If you take a stroll down your supermarket’s greeting card aisle today, you’ll find Valentine’s Day cards long gone and Easter cards in full force. It’s only the start of Lent, yet the aisle is bursting bright with pink bunnies, yellow chicks, and painted eggs. I won’t be sending Easter cards this year (haven’t done so since my kids were little) but I will give up something for Lent. I’m thinking “foods with added sugar”.
I know what you’re thinking. We live in an age where giving up tempting foods isn’t as difficult as it used to be. Whole foods are so available we have an entire chain of stores called “Whole Foods”. Sugar has so many alternatives I should revise my sacrifice to “foods with added sweeteners“. Even processed foods have matured to where “healthy snacks” are pleasing to the palate. I have options.
Doesn’t matter. Dropping added sugar will still be a challenge. My desk drawer (second one down on the left if you’d like to help yourself) is replete with black and red licorice, and some form of chocolate, be it a bar, a cookie, or those little baking morsels straight out of the bag. Giving up licorice for forty-six days and nights won’t be a stretch, but NO chocolate for all of March and half of April sounds like an eternity. What can I say? Everyone has a weakness and mine is chocolate. It speaks to me from my closed drawer with “come hither” seductiveness.
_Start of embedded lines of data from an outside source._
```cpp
struct DenseChunkPlan {
    uint32_t v[8];
    int mf;
    bool band;
    bool separate_tb;
    bool lean_tb;
};
DenseChunkPlan plan_dense_chunk(const DenseRunPlan& R, uint32_t count, uint32_t max_pitch, const TuneView& T, uint64_t plane_elems = ~0ull);
bool tb_lean_eligible(const DenseRunPlan& R, uint32_t tb_lanes, uint32_t code_fmt, uint64_t plane_elems);
uint32_t band_narrow_class(uint32_t d_n, uint32_t L);
uint32_t band_narrow_pairs(const DenseRunPlan& R, bool pair_by_rule, uint32_t n_rule, uint32_t n_any);
}
```

poasta_amd/csrc/poa_engine.hip:

```cpp
#include <hip/hip_runtime.h>

#include <algorithm>
#include <array>
#include <chrono>
#include <cstdio>
#include <cstdlib>
#include <cstring>
#include <map>
#include <memory>
#include <new>
#include <mutex>
#include <string>
#include <vector>

#include "../../include/poasta_amd.h"
#include "poa_graph.hpp"
#include "poa_exact_kernel.hpp"
#include "poa_wsearch.hpp"
#include "poa_fsearch.hpp"

#include "poa_dense_plan.hpp"
#include "poa_kernels.hpp"
#include "poa_traceback_mf.hpp"
#include "poa_forward_packed.hpp"
#include "poa_forward_px.hpp"
#include "poa_band_plan.hpp"
#include "poa_forward_band.hpp"
#include "poa_twopiece.hpp"
#include "poa_sweep_rows.hpp"
#include "poa_forward_sweep.hpp"
#include "poa_checkpoint.hpp"
#include "poa_checkpoint2.hpp"
#include "poa_multi_plan.hpp"
#include "poa_multi.hpp"
#include "poa_multi_dense.hpp"
#include "poa_scoreset_plan.hpp"
#include "poa_scoreset.hpp"

using namespace poa_amd;

namespace {
thread_local std::string g_err;

int fail(int code, const std::string& msg) {
    g_err = msg;
    return code;
}
#define HIP_TRY(expr)                                                                              \
    do {                                                                                           \
        hipError_t _e = (expr);                                                                    \
        if (_e != hipSuccess)                                                                      \
            return fail(POA_ERR_HIP, std::string(#expr) + ": " + hipGetErrorString(_e));           \
    } while (0)

struct BufCache {
    static constexpr size_t kMaxCachedBytes = 8ull << 30;
    std::mutex mu;
    std::multimap<size_t, void*> free_blocks[16];
    size_t cached_bytes[16] = {};
    void* take(int dev, size_t need, size_t* got) {
        if (dev < 0 || dev >= 16) return nullptr;
        std::lock_guard<std::mutex> lk(mu);
        auto it = free_blocks[dev].lower_bound(need);
        if (it == free_blocks[dev].end() || it->first > 2 * need + (1u << 20)) return nullptr;
        void* p = it->second;
        *got = it->first;
        cached_bytes[dev] -= it->first;
        free_blocks[dev].erase(it);
        return p;
    }
    bool give(int dev, void* p, size_t bytes) {
        if (dev < 0 || dev >= 16) return false;
        std::lock_guard<std::mutex> lk(mu);
        if (cached_bytes[dev] + bytes > kMaxCachedBytes) return false;
        free_blocks[dev].emplace(bytes, p);
        cached_bytes[dev] += bytes;
        return true;
    }
    void release_all() {
        std::lock_guard<std::mutex> lk(mu);
        for (int d = 0; d < 16; ++d) {
            if (free_blocks[d].empty()) continue;
            (void)hipSetDevice(d);
            for (auto& kv : free_blocks[d]) (void)hipFree(kv.second);
            free_blocks[d].clear();
            cached_bytes[d] = 0;
        }
    }
};
static BufCache g_buf_cache;
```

I’ll bet you’ll find thousands of blog posts about chocolate with a quick search. I’ll bet you’ll find entire blogs about the sweet stuff. I just checked my blog’s history and unearthed a dozen takes on chocolate (including this one from a year ago talking about the things people give up for Lent. Chocolate tops the list). So let’s make it a baker’s dozen because I invented a chocolate challenge. I call it the “85 Percent Ascent”.
Let me explain. There was a time when I liked my coffee sweeter than a Starbucks Sugar Cookie Frappuccino. Together with artificial creamer I’d dump in sugar cubes or pour the white stuff straight from whatever you call those pourable glass containers. That was a long, long time ago. At some point (probably, er definitely my college year abroad in Italy) I realized coffee tasted pretty good all by itself. I started to wonder why you’d “taint” coffee by adding the other stuff. But let’s be real: it’s not like you go from Frappuccino to Americano cold turkey. You’ve got to ease into the one extreme from the other. Slowly I backed down the sugar (like years-slowly). Slowly I backed down the creamer. One day I eliminated the sugar altogether. Today, I still go with a tablespoon of (almond-coconut non-dairy no-sugar) “creamer” but otherwise it’s straight dark-roasted coffee for me. I even fancy an espresso shot every now and then.
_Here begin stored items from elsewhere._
# casys-kaist/CoVA

Measured on AMD Instinct MI355X. Metric: compressed-domain frames/sec (BlobNet+bboxcc) at 1080p b=256, higher is better.
Workload: dtype f16

## Files before the change

cova_amd/_lib.py:

```python
from __future__ import annotations

import ctypes as C
import os

import numpy as np

_HERE = os.path.dirname(os.path.abspath(__file__))
LIB_PATH = os.path.join(_HERE, "libcovahip.so")

OK = 0
MEM_HOST, MEM_DEVICE = 0, 1
AU_DELTA_UNIT, AU_DISCONT, AU_DROPPABLE = 1, 2, 4


class CovahipError(RuntimeError):
    def __init__(self, status: int, where: str, detail: str = ""):
        self.status = status
        try:
            text = lib().covahip_strerror(status).decode()
        except AttributeError:
            text = "error"
        msg = f"{where}: {text} (status {status})"
        if detail:
            msg += f" [{detail}]"
# ... 114 lines not shown
    "covahip_memcpy_h2d": (C.c_int, [_P, _P, _P, _SZ]),
    "covahip_memcpy_d2h": (C.c_int, [_P, _P, _P, _SZ]),
    "covahip_memset": (C.c_int, [_P, _P, C.c_int, _SZ]),
    "covahip_timer_start": (C.c_int, [_P, C.c_int]),
    "covahip_timer_stop": (C.c_int, [_P, C.c_int]),
    "covahip_timer_elapsed_ms": (C.c_int, [_P, C.c_int, C.POINTER(C.c_float)]),
    "covahip_profile_enable": (C.c_int, [_P, C.c_int]),
    "covahip_profile_filter": (C.c_int, [_P, C.c_char_p]),
    "covahip_profile_reset": (C.c_int, [_P]),
    "covahip_profile_read": (C.c_int, [_P, _P, C.c_int, C.POINTER(C.c_int)]),
    "covahip_blobnet_load": (C.c_int, [_P, _P, _SZ, C.c_int, C.c_int, C.c_int, C.c_int]),
    "covahip_blobnet_forward": (C.c_int, [_P, _P, C.c_int, _P, _P, C.c_int]),
    "covahip_blobnet_macs_per_frame": (C.c_int, [_P, C.POINTER(C.c_int64)]),
    "covahip_bboxcc": (C.c_int, [_P, _P, C.c_int, C.c_int, C.c_int, C.c_int, _P, _P, C.c_int, C.c_int]),
    "covahip_filter_forward": (C.c_int, [_P, _P, C.c_int, C.c_int, _P, _P, C.c_int, _P, _P, C.c_int]),
    "covahip_filter_forward_frames": (C.c_int, [_P, _P, C.c_int, _P, C.c_int, C.c_int, _P, _P, C.c_int, _P, _P, C.c_int]),
    "covahip_pipe_create": (C.c_int, [_P, C.c_int, C.c_int, C.c_int, C.c_int, C.c_int, C.POINTER(_P)]),
    "covahip_pipe_destroy": (None, [_P]),
    "covahip_pipe_set_packed": (C.c_int, [_P, C.c_int]),
    "covahip_pipe_set_blocking_wait": (C.c_int, [_P, C.c_int]),
    "covahip_pipe_acquire": (C.c_int, [_P, C.POINTER(C.c_int), C.POINTER(_P), C.POINTER(_P)]),
    "covahip_pipe_submit": (C.c_int, [_P, C.c_int, C.c_int, C.c_int, C.c_int]),
    "covahip_pipe_wait": (C.c_int, [_P, C.c_int]),
    "covahip_pipe_abort": (C.c_int, [_P, C.c_int]),
    "covahip_pipe_collect": (C.c_int, [_P, C.c_int, C.POINTER(_P), C.POINTER(_P), C.POINTER(_P), C.POINTER(_P)]),
    "covahip_pipe_release": (C.c_int, [_P, C.c_int]),
    "covahip_boxes_to_bbox": (None, [_P, C.c_int, _P]),
    "covahip_bbox_serialize_vec": (_SZ, [_P, _SZ, _P, _SZ, C.POINTER(C.c_int)]),
    "covahip_bbox_deserialize_vec": (C.c_int, [_P, _SZ, _P, _SZ, C.POINTER(_SZ)]),
    "covahip_frame_serialize": (_SZ, [C.c_uint64, C.c_uint64, _P, _SZ, _P, _SZ, C.POINTER(C.c_int)]),
    "covahip_bbox_iou": (C.c_float, [_P, _P]),
    "covahip_tfrecord_example": (_SZ, [_P, _P, C.c_int, C.c_int, C.c_int, C.c_int, _P, _SZ, C.POINTER(C.c_int)]),
    "covahip_bbox_csv": (_SZ, [_P, _SZ, C.c_int, _P, _SZ, C.POINTER(C.c_int)]),
    "covahip_tracks_export": (_SZ, [C.c_uint64, C.c_uint64, _P, _P, _SZ, _P, _SZ, C.POINTER(C.c_int)]),
    "covahip_assoc_default_cfg": (None, [C.POINTER(AssocCfg)]),
    "covahip_assoc_new": (C.c_int, [C.POINTER(AssocCfg), _P, _SZ, C.POINTER(_P)]),
    "covahip_assoc_free": (None, [_P]),
    "covahip_assoc_push_track": (C.c_int, [_P, C.c_uint64, C.c_uint64, _P, _SZ]),
    "covahip_assoc_push_track_frame": (C.c_int, [_P, _P, _SZ]),
    "covahip_assoc_push_dnn": (C.c_int, [_P, _P, _SZ]),
    "covahip_assoc_push_dnn_text": (C.c_int, [_P, C.c_char_p, _SZ]),
    "covahip_assoc_terminate": (C.c_int, [_P]),
    "covahip_assoc_csv": (_SZ, [_P, C.c_int, _P, _SZ, C.POINTER(C.c_int)]),
    "covahip_h264_open_mp4": (C.c_int, [_P, _SZ, C.POINTER(_P)]),
    "covahip_h264_close": (None, [_P]),
    "covahip_h264_get_info": (C.c_int, [_P, _P]),
    "covahip_h264_sample": (C.c_int, [_P, C.c_int, C.POINTER(C.c_uint64), C.POINTER(C.c_uint32), C.POINTER(C.c_int)]),
    "covahip_h264_sample_slices": (C.c_int, [_P, C.c_int, _P, C.c_int, C.POINTER(C.c_int)]),
    "covahip_h264_decode_records": (C.c_int, [_P, C.c_int, _P, _SZ]),
    "covahip_h264_display_order": (C.c_int, [_P, C.c_void_p, C.c_int, C.POINTER(C.c_int)]),
    "covahip_h264_colocated": (C.c_int, [_P, C.c_int, C.POINTER(C.c_int), C.POINTER(C.c_int)]),
    "covahip_h264_open_avcc": (C.c_int, [_P, _SZ, C.POINTER(_P)]),
    "covahip_h264_decode_au": (C.c_int, [_P, _P, _SZ, _P, _SZ, _P, C.POINTER(C.c_int64)]),
    "covahip_carrier_write_records": (C.c_int, [_P, _P, _P, C.c_int, C.c_int, _P, _SZ]),
    "covahip_carrier_pack": (None, [_P, _SZ, _P]),
    "covahip_filter_forward_frames_packed": (C.c_int, [_P, _P, C.c_int, _P, C.c_int, C.c_int, _P, _P, C.c_int, _P, _P]),
    "covahip_blobnet_load_set": (C.c_int, [_P, C.c_int, _P, _P, C.c_int, C.c_int, C.c_int, C.c_int]),
    "covahip_blobnet_num_models": (C.c_int, [_P, _P]),
    "covahip_blobnet_set_post": (C.c_int, [_P, C.c_int, C.POINTER(BlobNetPost)]),
    "covahip_blobnet_get_post": (C.c_int, [_P, C.c_int, C.POINTER(C.c_float), _P, C.POINTER(C.c_int)]),
    "covahip_blobnet_set_area": (C.c_int, [_P, C.c_int, C.c_int]),
    "covahip_blobnet_get_area": (C.c_int, [_P, C.c_int, C.POINTER(C.c_int)]),
    "covahip_bboxcc_v": (C.c_int, [_P, _P, C.c_int, C.c_int, C.c_int, _P, _P, _P, C.c_int, C.c_int]),
    "covahip_pipe_model_ids": (C.c_int, [_P, C.c_int, _P]),
    "covahip_blobnet_forward_m": (C.c_int, [_P, _P, _P, C.c_int, _P, _P, C.c_int]),
    "covahip_filter_forward_m": (C.c_int, [_P, _P, _P, C.c_int, C.c_int, _P, _P, C.c_int, _P, _P, C.c_int]),
    "covahip_filter_forward_frames_m": (C.c_int, [_P, _P, C.c_int, _P, _P, C.c_int, C.c_int, _P, _P, C.c_int, _P, _P, C.c_int]),
    "covahip_filter_forward_frames_packed_m": (C.c_int, [_P, _P, C.c_int, _P, _P, C.c_int, C.c_int, _P, _P, C.c_int, _P, _P]),
    "covahip_stack_new": (C.c_int, [_SZ, C.c_uint, C.c_uint, C.POINTER(_P)]),
    "covahip_stack_free": (None, [_P]),
    "covahip_stack_push": (C.c_int, [_P, _P, _SZ, _P, _SZ, C.POINTER(C.c_int)]),
    "covahip_stack_out_dims": (None, [C.c_int, C.c_int, C.c_uint, C.POINTER(C.c_int), C.POINTER(C.c_int)]),
    "covahip_sort_new": (C.c_int, [C.c_uint64, C.c_uint64, C.c_float, C.POINTER(_P)]),
    "covahip_sort_free": (None, [_P]),
    "covahip_sort_update": (C.c_int, [_P, _P, _SZ, C.c_uint64, _P, _SZ, C.POINTER(_SZ), _P, _SZ, C.POINTER(_SZ)]),
    "covahip_sort_finalize": (C.c_int, [_P, _P, _SZ, C.POINTER(_SZ), _P, _SZ, C.POINTER(_SZ)]),
    "covahip_sort_mark_seen": (C.c_int, [_P, C.c_uint64]),
    "covahip_sort_num_trackers": (C.c_int, [_P, C.POINTER(_SZ)]),
    "covahip_sort_tracker_info": (C.c_int, [_P, _SZ, C.POINTER(C.c_uint64), C.POINTER(C.c_int),
                                            C.POINTER(C.c_uint64), C.POINTER(C.c_uint64), _P]),
    "covahip_sort_tracker_predict": (C.c_int, [_P, _SZ, C.c_uint64, _P]),
    "covahip_sort_tracker_update": (C.c_int, [_P, _SZ, _P]),
    "covahip_linear_assignment": (_SZ, [_P, _SZ, _SZ, _P, _SZ]),
    "covahip_gopfilter_default_cfg": (None, [C.POINTER(GopFilterCfg)]),
    "covahip_gopfilter_new": (C.c_int, [C.POINTER(GopFilterCfg), C.POINTER(_P)]),
    "covahip_gopfilter_free": (None, [_P]),
    "covahip_gopfilter_push_enc": (C.c_int, [_P, C.c_uint64, C.c_uint64, C.c_uint32]),
    "covahip_gopfilter_push_boxes": (C.c_int, [_P, _P, _SZ, C.c_uint64, _P, _SZ, C.POINTER(_SZ)]),
    "covahip_gopfilter_eos": (C.c_int, [_P, _P, _SZ, C.POINTER(_SZ)]),
    "covahip_gopfilter_take_dropped": (C.c_int, [_P, _P, _SZ, C.POINTER(_SZ)]),
    "covahip_gopfilter_take_track_export": (_SZ, [_P, _P, _SZ, C.POINTER(C.c_int)]),
    "covahip_gopfilter_counters": (C.c_int, [_P, C.POINTER(C.c_uint64), C.POINTER(C.c_uint64),
                                             C.POINTER(C.c_uint64)]),
    "covahip_train_default_cfg": (None, [C.POINTER(TrainCfg)]),
    "covahip_train_create": (C.c_int, [_P, C.POINTER(TrainCfg), _P, _SZ, C.POINTER(_P)]),
    "covahip_train_step": (C.c_int, [_P, _P, _P, C.c_int, C.c_float, C.POINTER(C.c_float), C.c_int]),
    "covahip_train_metrics": (C.c_int, [_P, C.POINTER(C.c_int64)]),
    "covahip_train_weights": (C.c_int, [_P, _P, _SZ, C.POINTER(_SZ)]),
    "covahip_train_grads": (C.c_int, [_P, _P, _SZ]),
    "covahip_train_create_set": (C.c_int, [_P, C.POINTER(TrainCfg), C.c_int, _P, _P, _P, C.POINTER(_P)]),
    "covahip_train_num_models": (C.c_int, [_P, C.POINTER(C.c_int)]),
    "covahip_train_step_set": (C.c_int, [_P, _P, _P, _P, _P, _P, C.c_int]),
    "covahip_train_metrics_m": (C.c_int, [_P, C.c_int, C.POINTER(C.c_int64)]),
    "covahip_train_weights_m": (C.c_int, [_P, C.c_int, _P, _SZ, C.POINTER(_SZ)]),
    "covahip_train_grads_m": (C.c_int, [_P, C.c_int, _P, _SZ]),
    "covahip_train_eval": (C.c_int, [_P, _P, _P, C.c_int, _P, _P, C.POINTER(TrainEvalResult), C.c_int]),
    "covahip_train_eval_set": (C.c_int, [_P, _P, _P, _P, _P, _P, C.POINTER(TrainEvalResult), C.c_int]),
    "covahip_train_state_size": (C.c_int, [_P, C.POINTER(_SZ)]),
    "covahip_train_save_state": (C.c_int, [_P, C.c_uint64, _P, _SZ, C.POINTER(_SZ)]),
    "covahip_train_load_state": (C.c_int, [_P, _P, _SZ, C.POINTER(C.c_uint64)]),
    "covahip_train_set_plan": (C.c_int, [_P, C.POINTER(TrainPlan)]),
    "covahip_train_get_plan": (C.c_int, [_P, C.POINTER(TrainPlan)]),
    "covahip_train_set_post": (C.c_int, [_P, C.c_int, C.POINTER(BlobNetPost)]),
    "covahip_train_get_post": (C.c_int, [_P, C.c_int, C.POINTER(C.c_float), _P, C.POINTER(C.c_int)]),
    "covahip_train_destroy": (None, [_P]),
    "covahip_train_data_create": (C.c_int, [_P, C.c_int, C.c_int, C.c_int64, C.POINTER(_P)]),
    "covahip_train_data_append": (C.c_int, [_P, _P, _P, C.c_int, C.c_int, C.POINTER(C.c_int64)]),
    "covahip_train_data_frames": (C.c_int, [_P, C.POINTER(C.c_int64)]),
    "covahip_train_data_gather": (C.c_int, [_P, _P, C.c_int, _P, _P, C.c_int]),
    "covahip_train_data_label_mass": (C.c_int, [_P, C.c_int64, C.c_int64, _P, _P, C.c_int]),
    "covahip_train_data_destroy": (None, [_P]),
    "covahip_train_step_data": (C.c_int, [_P, _P, _P, C.c_int, C.c_float, C.POINTER(C.c_float)]),
    "covahip_train_step_set_data": (C.c_int, [_P, _P, _P, _P, _P, _P]),
    "covahip_train_eval_data": (C.c_int, [_P, _P, _P, C.c_int, _P, _P, C.POINTER(TrainEvalResult), C.c_int]),
    "covahip_train_eval_set_data": (C.c_int, [_P, _P, _P, _P, _P, _P, C.POINTER(TrainEvalResult), C.c_int]),
    "covahip_post_sweep": (C.c_int, [_P, C.POINTER(SweepCfg), _P, _P, C.c_int, C.c_int, _P, _P, _P, C.POINTER(SweepResult)]),
    "covahip_post_heat_begin": (C.c_int, [_P, C.POINTER(HeatCfg)]),
    "covahip_post_heat_add": (C.c_int, [_P, _P, _P, C.c_int, C.c_int]),
    "covahip_post_heat_end": (C.c_int, [_P, _P, _P, _P, C.POINTER(C.c_int64)]),
    "covahip_monitor_begin": (C.c_int, [_P, C.POINTER(MonitorCfg)]),
    "covahip_monitor_add": (C.c_int, [_P, _P, _P, _P, _P, C.c_int, C.c_int]),
    "covahip_monitor_read": (C.c_int, [_P, C.c_int, _P, _P, _P, _P, _P, _P, C.POINTER(C.c_int64), C.POINTER(C.c_int64)]),
    "covahip_monitor_end": (C.c_int, [_P]),
    "covahip_mog_default_cfg": (None, [C.POINTER(MogCfg)]),
    "covahip_mog_create": (C.c_int, [_P, C.POINTER(MogCfg), C.POINTER(_P)]),
    "covahip_mog_create_grid": (C.c_int, [_P, C.POINTER(MogCfg), C.c_int, C.POINTER(_P)]),
    "covahip_mog_dims": (C.c_int, [_P, C.POINTER(C.c_int32), C.POINTER(C.c_int32), C.POINTER(C.c_int32), C.POINTER(C.c_int32)]),
    "covahip_mog_apply": (C.c_int, [_P, _P, C.c_int, _P, _P, C.c_int]),
    "covahip_mog_yuv_tight": (C.c_int, [_P, C.c_int, C.c_int, C.POINTER(MogYuv)]),
    "covahip_mog_apply_yuv": (C.c_int, [_P, C.POINTER(MogYuv), _P, C.c_int, _P, _P, C.c_int]),
    "covahip_mog_reset": (C.c_int, [_P, C.c_int]),
    "covahip_mog_destroy": (None, [_P]),
}
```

It’s a good analogy for my Percent Ascent challenge. 85% cocoa content is seriously dark chocolate (meaning not sweet at all). If your go-to is a Hershey’s Bar or a Milky Way you’re down below 50%. And moving from 50% to 85% is a serious ascent with chocolate. It’s like standing on top of Kilimanjaro and seeing how much further you have to go to summit Everest.
A recent article on chocolate lists nine criteria for the healthiest and best-tasting bars in the world, including:
- The first ingredient must be cocoa, cocoa mass, or chocolate liquor (not sugar or milk chocolate). In other words, put down the Nestle’s Crunch; it’s not even close.
- Ingredients must include real cocoa butter instead of (cheaper) vegetable oils. 95% of America’s chocolate manufacturers just dropped out of the race.
- The cocoa must come from an “Equator country” like Ivory Coast, Ghana, or Peru.
- The bar should be labeled “Organic” and/or “Non-GMO”.
- Bonus points: should be fairly traded and ethically harvested.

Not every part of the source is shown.